> [Recorded data]
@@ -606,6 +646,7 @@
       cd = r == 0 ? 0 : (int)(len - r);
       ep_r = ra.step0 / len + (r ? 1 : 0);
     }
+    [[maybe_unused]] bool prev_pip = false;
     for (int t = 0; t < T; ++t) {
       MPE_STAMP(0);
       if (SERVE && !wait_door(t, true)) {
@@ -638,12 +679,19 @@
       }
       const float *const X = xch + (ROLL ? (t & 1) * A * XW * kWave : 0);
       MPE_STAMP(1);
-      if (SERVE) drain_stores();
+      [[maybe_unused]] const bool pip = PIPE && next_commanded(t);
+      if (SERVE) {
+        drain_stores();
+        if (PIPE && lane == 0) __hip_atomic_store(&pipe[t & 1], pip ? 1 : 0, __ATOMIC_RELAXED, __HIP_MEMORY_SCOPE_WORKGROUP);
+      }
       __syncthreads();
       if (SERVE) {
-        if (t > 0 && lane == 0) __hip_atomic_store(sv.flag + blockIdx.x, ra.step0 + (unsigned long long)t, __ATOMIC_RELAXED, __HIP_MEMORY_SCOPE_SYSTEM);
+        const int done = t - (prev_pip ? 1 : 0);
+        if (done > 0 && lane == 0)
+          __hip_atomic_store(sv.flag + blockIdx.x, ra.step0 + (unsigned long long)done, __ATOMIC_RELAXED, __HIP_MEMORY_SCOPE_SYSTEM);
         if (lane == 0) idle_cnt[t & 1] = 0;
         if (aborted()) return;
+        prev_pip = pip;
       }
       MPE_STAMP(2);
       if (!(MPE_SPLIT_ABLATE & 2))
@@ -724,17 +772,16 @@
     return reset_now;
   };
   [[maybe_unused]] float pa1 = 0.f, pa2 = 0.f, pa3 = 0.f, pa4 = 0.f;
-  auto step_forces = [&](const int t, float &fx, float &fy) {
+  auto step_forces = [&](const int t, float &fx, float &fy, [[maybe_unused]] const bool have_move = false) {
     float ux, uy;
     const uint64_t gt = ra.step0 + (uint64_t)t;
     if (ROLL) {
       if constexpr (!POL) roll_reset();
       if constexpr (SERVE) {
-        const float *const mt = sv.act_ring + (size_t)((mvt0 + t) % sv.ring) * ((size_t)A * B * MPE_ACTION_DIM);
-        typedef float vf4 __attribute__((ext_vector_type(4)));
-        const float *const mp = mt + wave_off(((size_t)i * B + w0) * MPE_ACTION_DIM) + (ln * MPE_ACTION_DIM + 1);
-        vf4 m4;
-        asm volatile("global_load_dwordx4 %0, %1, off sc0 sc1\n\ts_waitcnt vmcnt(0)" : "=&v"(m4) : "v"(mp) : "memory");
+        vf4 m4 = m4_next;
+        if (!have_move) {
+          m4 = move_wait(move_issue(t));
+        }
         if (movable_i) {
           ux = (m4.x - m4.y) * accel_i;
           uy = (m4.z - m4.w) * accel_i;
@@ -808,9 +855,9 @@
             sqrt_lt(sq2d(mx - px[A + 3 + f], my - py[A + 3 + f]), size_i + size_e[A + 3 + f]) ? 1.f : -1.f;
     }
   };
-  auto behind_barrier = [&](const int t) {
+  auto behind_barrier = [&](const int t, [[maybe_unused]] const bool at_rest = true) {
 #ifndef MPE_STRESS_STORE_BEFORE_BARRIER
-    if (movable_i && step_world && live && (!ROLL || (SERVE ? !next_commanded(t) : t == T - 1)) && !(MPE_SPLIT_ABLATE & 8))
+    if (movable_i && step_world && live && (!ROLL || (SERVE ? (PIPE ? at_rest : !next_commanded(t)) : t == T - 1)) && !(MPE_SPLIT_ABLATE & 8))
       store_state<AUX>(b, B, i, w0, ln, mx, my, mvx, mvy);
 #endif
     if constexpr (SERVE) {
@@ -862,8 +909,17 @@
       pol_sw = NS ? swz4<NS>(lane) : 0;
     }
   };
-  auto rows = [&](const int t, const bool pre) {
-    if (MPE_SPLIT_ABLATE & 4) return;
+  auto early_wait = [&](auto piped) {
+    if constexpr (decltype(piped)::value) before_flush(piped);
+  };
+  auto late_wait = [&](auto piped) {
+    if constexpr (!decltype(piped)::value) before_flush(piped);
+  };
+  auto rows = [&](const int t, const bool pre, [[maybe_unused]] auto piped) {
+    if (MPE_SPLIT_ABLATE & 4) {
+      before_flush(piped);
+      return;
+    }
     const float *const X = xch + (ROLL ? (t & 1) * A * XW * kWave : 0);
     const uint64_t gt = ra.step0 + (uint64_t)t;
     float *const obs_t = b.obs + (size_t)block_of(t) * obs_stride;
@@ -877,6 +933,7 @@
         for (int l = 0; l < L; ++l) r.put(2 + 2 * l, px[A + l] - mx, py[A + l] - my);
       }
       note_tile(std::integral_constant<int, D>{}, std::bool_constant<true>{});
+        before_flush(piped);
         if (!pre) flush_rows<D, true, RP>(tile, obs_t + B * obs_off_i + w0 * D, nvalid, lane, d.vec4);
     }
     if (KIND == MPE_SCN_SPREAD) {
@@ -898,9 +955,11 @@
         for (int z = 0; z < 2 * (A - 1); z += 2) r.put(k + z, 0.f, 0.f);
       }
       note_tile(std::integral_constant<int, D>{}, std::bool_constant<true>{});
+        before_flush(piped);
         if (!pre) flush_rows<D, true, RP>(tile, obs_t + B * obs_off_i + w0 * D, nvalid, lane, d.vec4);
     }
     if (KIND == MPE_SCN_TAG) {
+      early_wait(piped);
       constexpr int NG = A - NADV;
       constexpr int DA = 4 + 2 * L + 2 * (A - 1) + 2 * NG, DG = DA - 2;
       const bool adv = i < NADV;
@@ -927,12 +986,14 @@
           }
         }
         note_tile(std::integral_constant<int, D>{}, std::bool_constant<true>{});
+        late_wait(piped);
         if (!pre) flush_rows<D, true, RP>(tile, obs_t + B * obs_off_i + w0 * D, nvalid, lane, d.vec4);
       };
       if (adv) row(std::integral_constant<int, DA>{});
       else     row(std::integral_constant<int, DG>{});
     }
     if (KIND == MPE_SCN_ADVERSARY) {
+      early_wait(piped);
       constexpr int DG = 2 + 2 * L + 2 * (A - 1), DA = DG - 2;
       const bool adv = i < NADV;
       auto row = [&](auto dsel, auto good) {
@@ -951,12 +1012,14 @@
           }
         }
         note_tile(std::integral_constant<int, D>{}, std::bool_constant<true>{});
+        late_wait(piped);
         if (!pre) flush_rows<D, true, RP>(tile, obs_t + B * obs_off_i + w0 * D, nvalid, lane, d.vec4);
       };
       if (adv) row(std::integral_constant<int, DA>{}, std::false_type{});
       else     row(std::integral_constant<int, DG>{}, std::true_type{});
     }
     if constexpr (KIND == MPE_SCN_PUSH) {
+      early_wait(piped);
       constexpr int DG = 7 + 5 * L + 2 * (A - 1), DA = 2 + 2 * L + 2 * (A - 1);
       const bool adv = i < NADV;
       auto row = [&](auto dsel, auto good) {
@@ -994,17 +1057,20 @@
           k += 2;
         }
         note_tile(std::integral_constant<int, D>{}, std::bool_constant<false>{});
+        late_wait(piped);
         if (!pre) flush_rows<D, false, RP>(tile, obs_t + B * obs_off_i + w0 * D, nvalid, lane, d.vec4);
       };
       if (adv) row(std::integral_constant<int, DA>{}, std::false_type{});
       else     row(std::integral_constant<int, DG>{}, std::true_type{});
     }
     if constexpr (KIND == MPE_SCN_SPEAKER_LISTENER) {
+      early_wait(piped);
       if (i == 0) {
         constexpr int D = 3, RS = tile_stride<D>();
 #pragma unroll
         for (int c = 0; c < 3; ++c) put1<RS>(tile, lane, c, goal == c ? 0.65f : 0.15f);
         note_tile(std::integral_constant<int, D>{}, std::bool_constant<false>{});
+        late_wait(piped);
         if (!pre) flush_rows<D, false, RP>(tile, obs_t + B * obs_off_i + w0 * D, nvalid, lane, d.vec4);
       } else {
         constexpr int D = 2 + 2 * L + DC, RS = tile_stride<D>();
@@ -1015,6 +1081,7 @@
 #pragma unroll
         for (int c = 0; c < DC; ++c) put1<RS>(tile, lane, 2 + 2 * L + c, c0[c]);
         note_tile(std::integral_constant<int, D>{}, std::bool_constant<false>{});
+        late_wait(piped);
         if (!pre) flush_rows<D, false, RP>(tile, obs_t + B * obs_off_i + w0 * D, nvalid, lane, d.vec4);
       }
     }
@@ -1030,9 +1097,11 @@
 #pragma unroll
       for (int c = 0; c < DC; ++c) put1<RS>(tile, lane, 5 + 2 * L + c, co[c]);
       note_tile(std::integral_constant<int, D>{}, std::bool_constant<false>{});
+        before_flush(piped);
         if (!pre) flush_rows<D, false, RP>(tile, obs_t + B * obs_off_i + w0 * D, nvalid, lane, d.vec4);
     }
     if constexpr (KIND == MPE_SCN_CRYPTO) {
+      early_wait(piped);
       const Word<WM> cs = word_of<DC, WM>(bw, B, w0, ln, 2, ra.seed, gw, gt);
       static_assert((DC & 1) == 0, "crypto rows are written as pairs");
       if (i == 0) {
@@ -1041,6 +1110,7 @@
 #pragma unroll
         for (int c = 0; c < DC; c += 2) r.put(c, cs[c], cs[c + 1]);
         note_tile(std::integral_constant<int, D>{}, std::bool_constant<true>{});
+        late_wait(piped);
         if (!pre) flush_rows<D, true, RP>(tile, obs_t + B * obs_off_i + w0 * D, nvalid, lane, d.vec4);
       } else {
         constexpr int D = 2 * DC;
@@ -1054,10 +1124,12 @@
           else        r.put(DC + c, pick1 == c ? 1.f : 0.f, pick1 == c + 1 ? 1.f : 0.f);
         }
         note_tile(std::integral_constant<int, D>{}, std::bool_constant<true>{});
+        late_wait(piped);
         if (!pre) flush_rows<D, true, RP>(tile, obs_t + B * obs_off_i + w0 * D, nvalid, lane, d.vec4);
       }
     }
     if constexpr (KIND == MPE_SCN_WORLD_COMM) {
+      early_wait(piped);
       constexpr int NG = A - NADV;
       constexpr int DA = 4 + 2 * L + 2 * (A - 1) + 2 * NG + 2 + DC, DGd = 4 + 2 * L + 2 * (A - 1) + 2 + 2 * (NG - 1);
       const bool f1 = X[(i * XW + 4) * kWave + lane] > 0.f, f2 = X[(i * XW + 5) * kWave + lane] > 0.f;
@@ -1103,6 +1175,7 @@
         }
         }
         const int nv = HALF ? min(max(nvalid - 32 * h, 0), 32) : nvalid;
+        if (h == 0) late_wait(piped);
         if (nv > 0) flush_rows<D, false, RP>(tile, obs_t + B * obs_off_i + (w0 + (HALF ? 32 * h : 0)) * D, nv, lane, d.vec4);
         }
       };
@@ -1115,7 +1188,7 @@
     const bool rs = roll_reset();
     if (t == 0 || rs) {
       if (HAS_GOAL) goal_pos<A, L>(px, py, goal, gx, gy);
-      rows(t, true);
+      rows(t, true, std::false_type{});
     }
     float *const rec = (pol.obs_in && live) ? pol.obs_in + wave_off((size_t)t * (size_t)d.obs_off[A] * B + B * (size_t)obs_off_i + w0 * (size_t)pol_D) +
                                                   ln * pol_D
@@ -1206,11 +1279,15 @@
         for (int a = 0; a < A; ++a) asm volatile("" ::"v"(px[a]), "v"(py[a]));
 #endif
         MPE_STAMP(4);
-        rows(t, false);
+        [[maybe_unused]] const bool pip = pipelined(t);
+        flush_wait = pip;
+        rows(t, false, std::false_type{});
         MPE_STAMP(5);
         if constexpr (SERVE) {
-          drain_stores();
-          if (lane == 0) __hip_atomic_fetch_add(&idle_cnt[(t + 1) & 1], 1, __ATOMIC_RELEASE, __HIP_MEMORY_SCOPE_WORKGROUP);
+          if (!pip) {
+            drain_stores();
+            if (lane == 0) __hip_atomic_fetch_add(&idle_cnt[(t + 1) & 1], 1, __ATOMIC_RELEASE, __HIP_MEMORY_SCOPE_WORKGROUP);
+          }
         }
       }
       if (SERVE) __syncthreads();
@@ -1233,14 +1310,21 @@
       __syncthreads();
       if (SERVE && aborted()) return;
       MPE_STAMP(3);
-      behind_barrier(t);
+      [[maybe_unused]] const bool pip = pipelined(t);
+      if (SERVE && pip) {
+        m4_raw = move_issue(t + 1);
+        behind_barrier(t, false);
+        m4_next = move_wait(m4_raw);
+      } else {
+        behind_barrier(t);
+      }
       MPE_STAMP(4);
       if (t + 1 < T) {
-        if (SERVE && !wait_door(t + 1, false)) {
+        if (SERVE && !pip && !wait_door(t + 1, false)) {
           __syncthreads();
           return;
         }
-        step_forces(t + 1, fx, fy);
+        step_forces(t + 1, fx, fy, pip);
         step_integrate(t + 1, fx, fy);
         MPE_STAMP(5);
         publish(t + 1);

> [Work order]
Please print, exactly and with nothing else, the lines from the first line of the entries through the line containing "(done > 0 && lane == 0)".

> [Written answer]
@@ -606,6 +646,7 @@
       cd = r == 0 ? 0 : (int)(len - r);
       ep_r = ra.step0 / len + (r ? 1 : 0);
     }
+    [[maybe_unused]] bool prev_pip = false;
     for (int t = 0; t < T; ++t) {
       MPE_STAMP(0);
       if (SERVE && !wait_door(t, true)) {
@@ -638,12 +679,19 @@
       }
       const float *const X = xch + (ROLL ? (t & 1) * A * XW * kWave : 0);
       MPE_STAMP(1);
-      if (SERVE) drain_stores();
+      [[maybe_unused]] const bool pip = PIPE && next_commanded(t);
+      if (SERVE) {
+        drain_stores();
+        if (PIPE && lane == 0) __hip_atomic_store(&pipe[t & 1], pip ? 1 : 0, __ATOMIC_RELAXED, __HIP_MEMORY_SCOPE_WORKGROUP);
+      }
       __syncthreads();
       if (SERVE) {
-        if (t > 0 && lane == 0) __hip_atomic_store(sv.flag + blockIdx.x, ra.step0 + (unsigned long long)t, __ATOMIC_RELAXED, __HIP_MEMORY_SCOPE_SYSTEM);
+        const int done = t - (prev_pip ? 1 : 0);
+        if (done > 0 && lane == 0)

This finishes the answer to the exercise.